In this article...

Watch Our Video
Kevin O'Flaherty

In this article we will be giving an introduction to Illinois probate, including: What is Probate?, Probate Basics, and Alternatives to Probate in Illinois. Although it is not a required process for every estate, probate is frequently the way that estates are legally divided after a death.

What is Probate?

Probate is a court case in which the court oversees the executor or administrator as they distribute the assets of a deceased individual to creditors and beneficiaries.  The probate process occurs after a person has died and is handled by an executor of the deceased person.  The executor is usually the person that the deceased named in his or her will to be responsible for managing his or her estate.  In the absence of a will, the person with this responsibility is referred to as the administrator.  The overall goal of probate is to clarify who gets certain assets of a deceased person and to ensure that debt is paid off.

In Illinois, probate is not always necessary. Probate is generally required in Illinois if the deceased person either:

  1. Owned assets outside of a “payable on death” account in excess of $100,000.00; or
  2. Owned any real estate that was not held jointly with another person with a right of survivorship.  
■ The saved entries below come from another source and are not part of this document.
+    const unsigned foff = (unsigned)swz((lane & 15) * 64 + (lane >> 4) * 16);
+    const unsigned lds0 = (unsigned)(unsigned long long)(L_AS char*)smem;
+    const unsigned fb = lds0 + wc * (64 * BK * 2) + foff;
+    const unsigned fa = lds0 + foff;
+    const unsigned ew = lds0 + wc * 4096 + (lane & 15) * 64 +
+                        (((lane >> 4) ^ ((lane >> 2) & 3)) << 4);
+    const unsigned er = tid * 64 + (((tid >> 2) & 3) << 4);
+
+    int b_cur = 0, b_nxt = SB_BYTES;
+    int a_cur = 2 * SB_BYTES, a_nxt = a_cur + SA_BYTES, a_nn = a_nxt + SA_BYTES;
+
+    issue_a(panel * BM, 0, a_cur);
+    issue_b(0, b_cur);
+    issue_a(panel * BM, 1, a_nxt);
+    wait_vm<NA>();
+    __builtin_amdgcn_s_barrier();
+
+    for (;;) {
+      const long long prow = panel * BM;
+      const long long nxt = next_live(panel + gridDim.x);
+      const long long prow_pf = (nxt < n_panels ? nxt : panel) * BM;
+
+      unsigned int aw[(BM + 31) / 32];
+      if constexpr (FILTERED) {
+#pragma unroll
+        for (int h = 0; h < BM / 32; ++h) aw[h] = allow[(prow >> 5) + h];
       }
-      __syncthreads();
-
-#pragma unroll
-      for (int ks = 0; ks < 2; ++ks) {
-        const int kb = (ks * 32 + (lane >> 4) * 8) * 2;
-        bf16x8 bfr[4];
-#pragma unroll
-        for (int nn = 0; nn < 4; ++nn) {
-          int c = wc * 64 + nn * 16 + (lane & 15);
-          bfr[nn] = (bf16x8)(*reinterpret_cast<const short8v*>(
-              (const char*)sB + swz(c * 128 + kb)));
+
+      float4v acc[MW][4];
+#pragma unroll
+      for (int m = 0; m < MW; ++m)
+#pragma unroll
+        for (int nn = 0; nn < 4; ++nn) acc[m][nn] = {0.f, 0.f, 0.f, 0.f};
+
+      for (int s = 0; s < nstage; ++s) {
+        issue_b(s + 1 == nstage ? 0 : s + 1, b_nxt);
+        {
+          const bool wrap = s + 2 >= nstage;
+          issue_a(wrap ? prow_pf : prow, wrap ? s + 2 - nstage : s + 2, a_nn);
         }
-#pragma unroll
-        for (int m = 0; m < MW; ++m) {
-          int r = m * 16 + (lane & 15);
-          bf16x8 af = (bf16x8)(*reinterpret_cast<const short8v*>(
-              (const char*)sA + swz(r * 128 + kb)));
+
+        constexpr int AH = (MW + 1) / 2;
+        bf16x8 bfr[4], afr[AH];
+        const unsigned rb = fb + b_cur, ra = fa + a_cur;
+        static_for<0, 4>([&](auto nn) {
+          ds_read128<decltype(nn)::value * 1024>(bfr[decltype(nn)::value], rb);
+        });
+        static_for<0, AH>([&](auto m) {
+          ds_read128<decltype(m)::value * 1024>(afr[decltype(m)::value], ra);
+        });
+        __builtin_amdgcn_s_setprio(1);
+        static_for<0, MW>([&](auto mc) {
+          constexpr int m = decltype(mc)::value;
+          constexpr int more = m < MW - AH ? m : MW - AH;
+          wait_lgkm<AH - 1 + more - m>();
 #pragma unroll
           for (int nn = 0; nn < 4; ++nn)
             acc[m][nn] = __builtin_amdgcn_mfma_f32_16x16x32_bf16(
-                af, bfr[nn], acc[m][nn], 0, 0, 0);
+                afr[m % AH], bfr[nn], acc[m][nn], 0, 0, 0);
+          if constexpr (m + AH < MW) {
+            __builtin_amdgcn_sched_barrier(0);
+            ds_read128<(m + AH) * 1024>(afr[m % AH], ra);
+          }
+        });
+        __builtin_amdgcn_s_setprio(0);
+
+        wait_vm<NA>();
+        __builtin_amdgcn_s_barrier();
+        __builtin_amdgcn_sched_barrier(0);
+        {
+          int t = b_cur; b_cur = b_nxt; b_nxt = t;
+          t = a_cur; a_cur = a_nxt; a_nxt = a_nn; a_nn = t;
         }
       }
-      __syncthreads();
-    }
-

If neither of these scenarios are true, then the estate can be distributed without the need for probate through the use of a Small Estate Affidavit.  

Probate Basics

Probate should be initiated shortly after death either by a family member or the executor by filing a petition along with accompanying paperwork in the appropriate circuit court. The main goal to be achieved by the process is to transfer any titles into the intended beneficiary’s name, according to the terms of either the will or, in the absence of a will, state statute. Another purpose of probate is to avoid fraud after a person’s death and alert all interested parties, such as creditors and potential heirs, about the death of the deceased individual.  
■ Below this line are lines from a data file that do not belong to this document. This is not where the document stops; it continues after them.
template <int EPI, bool F16, int BN = 256, bool DEEP = false, int B2R = (BN == 256 ? 2 : 4)>
__global__ __launch_bounds__(256) void gemm_bf16_w4_kernel(GemmP p) {
  constexpr int BM = 256, NW = 4;
  constexpr int WN_ = BN == 256 ? 2 : 1, WM_ = NW / WN_;
  constexpr int TM = BM / WM_ / 16, TN = BN / WN_ / 16;
  static_assert(TM + TN == 16, "the fragment pipeline assumes 16 fragment loads per 32-deep K-step");
  constexpr int TILE_BYTES = (BM + BN) * 128;
  constexpr int NP = (BM + BN) / 32;
  constexpr int NB2 = B2R * TM;
  static_assert(!DEEP || (TM == 8 && TN == 8), "DEEP is laid out for the 2x2-wave form");
  constexpr int EARLY = NB2 / 4;
  constexpr int SPREAD = (TM * TN) / (NP - EARLY);
  extern __shared__ __attribute__((aligned(16))) char smem[];

  const int lane = threadIdx.x & 63;
  const int wave = __builtin_amdgcn_readfirstlane(threadIdx.x >> 6);
  const int wm = wave / WN_, wn = wave % WN_;
  constexpr bool RS = EPI == EPI_SILU || EPI == EPI_SILU_SAVE || EPI == EPI_ROPE;
  float* const rs_base = reinterpret_cast<float*>(smem + 2 * TILE_BYTES);
  int rs_sel = 0;
  constexpr bool PERS_OK = w4_pers_ok(EPI, DEEP);
  const bool pers = PERS_OK && p.pers_tiles > 0;
  const int total_tiles = pers ? p.pers_tiles : (int)gridDim.x;
  int vb = blockIdx.x;
  int tile_m, tile_n;
  block_to_tile(p, tile_m, tile_n, vb, total_tiles);
  int m0 = tile_m * BM, n0 = tile_n * BN;

  const int rl = lane >> 3;
  const int csw = (lane & 7) ^ (((wave & 1) * 4 + (rl >> 1)) & 7);
  const bf16_t* srcA = p.A + (long)(m0 + wave * 8 + rl) * p.lda + csw * 8;
  const bf16_t* srcW = p.W + (long)(n0 + wave * 8 + rl) * p.ldw + csw * 8;
  bool has_next = pers && vb + (int)gridDim.x < total_tiles;
  int nm0 = m0, nn0 = n0;
  const bf16_t* nxtA = srcA;
  const bf16_t* nxtW = srcW;
  auto locate_next = [&]() {
    if (has_next) {
      int tm, tn;
      block_to_tile(p, tm, tn, vb + (int)gridDim.x, total_tiles);
      nm0 = tm * BM;
      nn0 = tn * BN;
      nxtA = p.A + (long)(nm0 + wave * 8 + rl) * p.lda + csw * 8;
      nxtW = p.W + (long)(nn0 + wave * 8 + rl) * p.ldw + csw * 8;
    }
  };
  locate_next();
  const long stepA = 32 * p.lda, stepW = 32 * p.ldw;
  constexpr bool HASK2 = EPI == EPI_ROPE;
  const bf16_t* srcA2 = nullptr;
  const bf16_t* srcW2 = nullptr;
  long stepA2 = 0, stepW2 = 0;
  const int nt1 = p.K >> 6;
  int nt = nt1;
  auto locate_k2 = [&]() {
    if constexpr (HASK2) {
      if (p.K2 > 0) {
        srcA2 = p.A2 + (long)(m0 + wave * 8 + rl) * p.lda2 + csw * 8;
        srcW2 = p.W2 + (long)(n0 + wave * 8 + rl) * p.ldw2 + csw * 8;
      }
    }
  };
  if constexpr (HASK2) {
    if (p.K2 > 0) {
      stepA2 = 32 * p.lda2;
      stepW2 = 32 * p.ldw2;
      nt += p.K2 >> 6;
    }
  }
  locate_k2();

  struct Src {
    const bf16_t* a;
    const bf16_t* w;
    long sa, sw;
  };
  auto tsrc = [&](int t) -> Src {
    if constexpr (PERS_OK) {
      if (t >= nt && has_next) return Src{nxtA + (t - nt) * 64, nxtW + (t - nt) * 64, stepA, stepW};
    }
    t = min(t, nt - 1);
    if constexpr (HASK2) {
      if (t >= nt1) return Src{srcA2 + (t - nt1) * 64, srcW2 + (t - nt1) * 64, stepA2, stepW2};
    }
    return Src{srcA + t * 64, srcW + t * 64, stepA, stepW};
  };
  auto piece = [&](int buf, const Src& s, int r) {
    char* dst = smem + buf * TILE_BYTES + (r * NW + wave) * 1024;
    if (r < 8)
      glds16(s.a + r * s.sa, dst);
    else
      glds16(s.w + (r - 8) * s.sw, dst);
  };

  const int fsw = (lane >> 1) & 7;
  const int off0 = ((lane >> 4) ^ fsw) * 16;
  const int off1 = ((4 + (lane >> 4)) ^ fsw) * 16;
  const int xrow = (wm * TM * 16 + (lane & 15)) * 128;
  const int wrow = (BM + wn * TN * 16 + (lane & 15)) * 128;

  f32x4 acc[TN][TM];
#pragma unroll
  for (int i = 0; i < TN; ++i)
#pragma unroll
    for (int j = 0; j < TM; ++j) acc[i][j] = f32x4{0.f, 0.f, 0.f, 0.f};

  bf16x8 w0[TN], x0[TM], w1[TN], x1[TM];
  auto ldx = [&](const char* base, int off, int j) { return *reinterpret_cast<const bf16x8*>(base + xrow + j * 2048 + off); };
  auto ldw = [&](const char* base, int off, int i) { return *reinterpret_cast<const bf16x8*>(base + wrow + i * 2048 + off); };

  if constexpr (RS) {
    if (p.rs_part) rs_base[threadIdx.x] = row_rscale(p, m0 + threadIdx.x);
  }
  {
    const Src s0 = tsrc(0);
#pragma unroll
    for (int r = 0; r < NP; ++r) piece(0, s0, r);
  }
  __syncthreads();
  Src sn1 = tsrc(1);
  if constexpr (DEEP) {
#pragma unroll
    for (int r = 0; r < NP; ++r) piece(1, sn1, r);
  } else if (nt > 1) {
#pragma unroll
    for (int r = 0; r < EARLY; ++r) piece(1, sn1, r);
  }
#pragma unroll
  for (int j = 0; j < TM; ++j) x0[j] = ldx(smem, off0, j);
#pragma unroll
  for (int i = 0; i < TN; ++i) w0[i] = ldw(smem, off0, i);

  int cur = 0;
  auto ktile = [&](int t) {
    const char* base = smem + cur * TILE_BYTES;
    const char* nbase = smem + (cur ^ 1) * TILE_BYTES;
    Src sn2;
    int koff2 = 0;
    bool second2 = false, into_next2 = false;
#pragma unroll
    for (int i = 0; i < TN; ++i) {
#pragma unroll
      for (int j = 0; j < TM; ++j) {
        mfma_agpr<F16>(acc[i][j], w0[i], x0[j]);
        const int idx = i * TM + j;
        if (idx < 32 && (idx & 1) == 0) {
          const int f = idx >> 1;
          if (f < TM) x1[f] = ldx(base, off1, f);
          else w1[f - TM] = ldw(base, off1, f - TM);
        }
        if constexpr (DEEP) {
          if (idx == 0) {
            into_next2 = PERS_OK && has_next && t + 2 >= nt;
            const int tt = into_next2 ? t + 2 - nt : min(t + 2, nt - 1);
            second2 = HASK2 && !into_next2 && tt >= nt1;
            koff2 = (second2 ? tt - nt1 : tt) * 64;
          }
          if (idx == 3) sn2.a = (into_next2 ? nxtA : second2 ? srcA2 : srcA) + koff2;
          if (idx == 6) sn2.w = (into_next2 ? nxtW : second2 ? srcW2 : srcW) + koff2;
          if (idx == 9) {
            sn2.sa = second2 ? stepA2 : stepA;
            sn2.sw = second2 ? stepW2 : stepW;
          }
          if (idx == 39) asm volatile("s_waitcnt lgkmcnt(0)\n\ts_barrier" ::: "memory");
          if (idx >= 43 && (idx & 3) == 3) piece(cur, sn2, (idx - 43) / 4);
        } else {
          if (idx % SPREAD == SPREAD - 1 && EARLY + idx / SPREAD < NP) piece(cur ^ 1, sn1, EARLY + idx / SPREAD);
        }
      }
    }
#pragma unroll
    for (int i = 0; i < TN - B2R; ++i)
#pragma unroll
      for (int j = 0; j < TM; ++j) {
        mfma_agpr<F16>(acc[i][j], w1[i], x1[j]);
        const int idx = i * TM + j;
        if constexpr (DEEP) {
          if ((idx & 3) == 3 && 6 + idx / 4 < NP) piece(cur, sn2, 6 + idx / 4);
          continue;
        }
        if (idx == 0) {
          into_next2 = PERS_OK && has_next && t + 2 >= nt;
          const int tt = into_next2 ? t + 2 - nt : min(t + 2, nt - 1);
          second2 = HASK2 && !into_next2 && tt >= nt1;
          koff2 = (second2 ? tt - nt1 : tt) * 64;
        }
        if (idx == 3) sn2.a = (into_next2 ? nxtA : second2 ? srcA2 : srcA) + koff2;
        if (idx == 6) sn2.w = (into_next2 ? nxtW : second2 ? srcW2 : srcW) + koff2;
        if (idx == 9) {
          sn2.sa = second2 ? stepA2 : stepA;
          sn2.sw = second2 ? stepW2 : stepW;
        }
      }
    if (DEEP) asm volatile("s_waitcnt vmcnt(%0) lgkmcnt(0)\n\ts_barrier" ::"n"(NP) : "memory");
    else __syncthreads();
#pragma unroll
    for (int i = TN - B2R; i < TN; ++i) {
#pragma unroll
      for (int j = 0; j < TM; ++j) {
        mfma_agpr<F16>(acc[i][j], w1[i], x1[j]);
        const int idx = (i - (TN - B2R)) * TM + j;
        if (TM == TN && idx < TM) {
          x0[idx] = ldx(nbase, off0, idx);
          w0[idx] = ldw(nbase, off0, idx);
        }
        if (TM != TN && idx < 16) {
          if (idx < TM) x0[idx] = ldx(nbase, off0, idx);
          else w0[idx - TM] = ldw(nbase, off0, idx - TM);
        }
        if (!DEEP && (idx & 3) == 3 && (idx >> 2) < EARLY) piece(cur, sn2, idx >> 2);
      }
    }
    if (t == nt - 1) asm volatile("s_nop 15\n\ts_nop 15" ::: "memory");
    cur ^= 1;
    sn1 = sn2;
  };
  for (;;) {
    for (int t = 0; t < nt; ++t) ktile(t);
    asm volatile("s_nop 15\n\ts_nop 15" ::: "memory");
#pragma unroll
    for (int i = 0; i < TN; ++i)
#pragma unroll
      for (int j = 0; j < TM; ++j) asm volatile("" : "+a"(acc[i][j]));
    const int em0 = m0, en0 = n0;
    const bool cont = PERS_OK && has_next;
    if (cont) {
      vb += gridDim.x;
      if constexpr (RS) {
        if (p.rs_part) rs_base[(rs_sel ^ 1) * 256 + threadIdx.x] = row_rscale(p, nm0 + threadIdx.x);
      }
      m0 = nm0;
      n0 = nn0;
      srcA = nxtA;
      srcW = nxtW;
      locate_k2();
      has_next = vb + (int)gridDim.x < total_tiles;
      locate_next();
    }
    __builtin_amdgcn_sched_barrier(0);
    gemm_epilogue<TM, TN, EPI, true, F16>(p, acc, em0 + wm * TM * 16, en0 + wn * TN * 16, lane,
                                          (RS && p.rs_part) ? rs_base + rs_sel * 256 + wm * TM * 16 : nullptr);
    if (!cont) {
      if constexpr (DEEP) asm volatile("s_waitcnt vmcnt(0)" ::: "memory");
      break;
    }
    rs_sel ^= 1;
#pragma unroll
    for (int i = 0; i < TN; ++i)
#pragma unroll
      for (int j = 0; j < TM; ++j) {
        acc[i][j] = f32x4{0.f, 0.f, 0.f, 0.f};
        asm volatile("" : "+a"(acc[i][j]));
      }
    asm volatile("s_nop 7" ::: "memory");
  }
}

This legal process is necessary whether or not the deceased had a will. In the case of a will, probate can serve to validate it. If there is no will, probate will be useful in determining heirs to an estate.  Revocable Living Trusts are estate planning tools similar to wills that are often used to make probate unnecessary.  

Depending on the complexity of the estate, the probate process may be easily completed, or may require extensive time and money. If any of the heirs or creditors disagree with the distribution of assets or believe the will was not signed in a sound state of mind, this may lead to litigation which can prolong the process. In Illinois, the probate costs arise from court costs, legal fees, administrator fees and other professional fees. In total, these can range but are typically around $5,000 and are paid for out of the estate.

Alternatives to Probate in Illinois

Illinois uses the Small Estate Affidavit for properties that are not subject to probate.  A Small Estate Affidavit is a form by which the administrator of the estate may testify under oath that probate is not required.  If the administrator of the estate fills out a Small Estate Affidavit, this can be shown to financial institutions in order to distribute an estate smaller than $100,000 without undergoing the probate process.  

Probate can be a taxing process for families, heirs and beneficiaries to endure and can leave them with bitter feelings towards each other, the executor or the estate. Despite this, probate can be an easier process than many believe and is legally required on a lot of estates.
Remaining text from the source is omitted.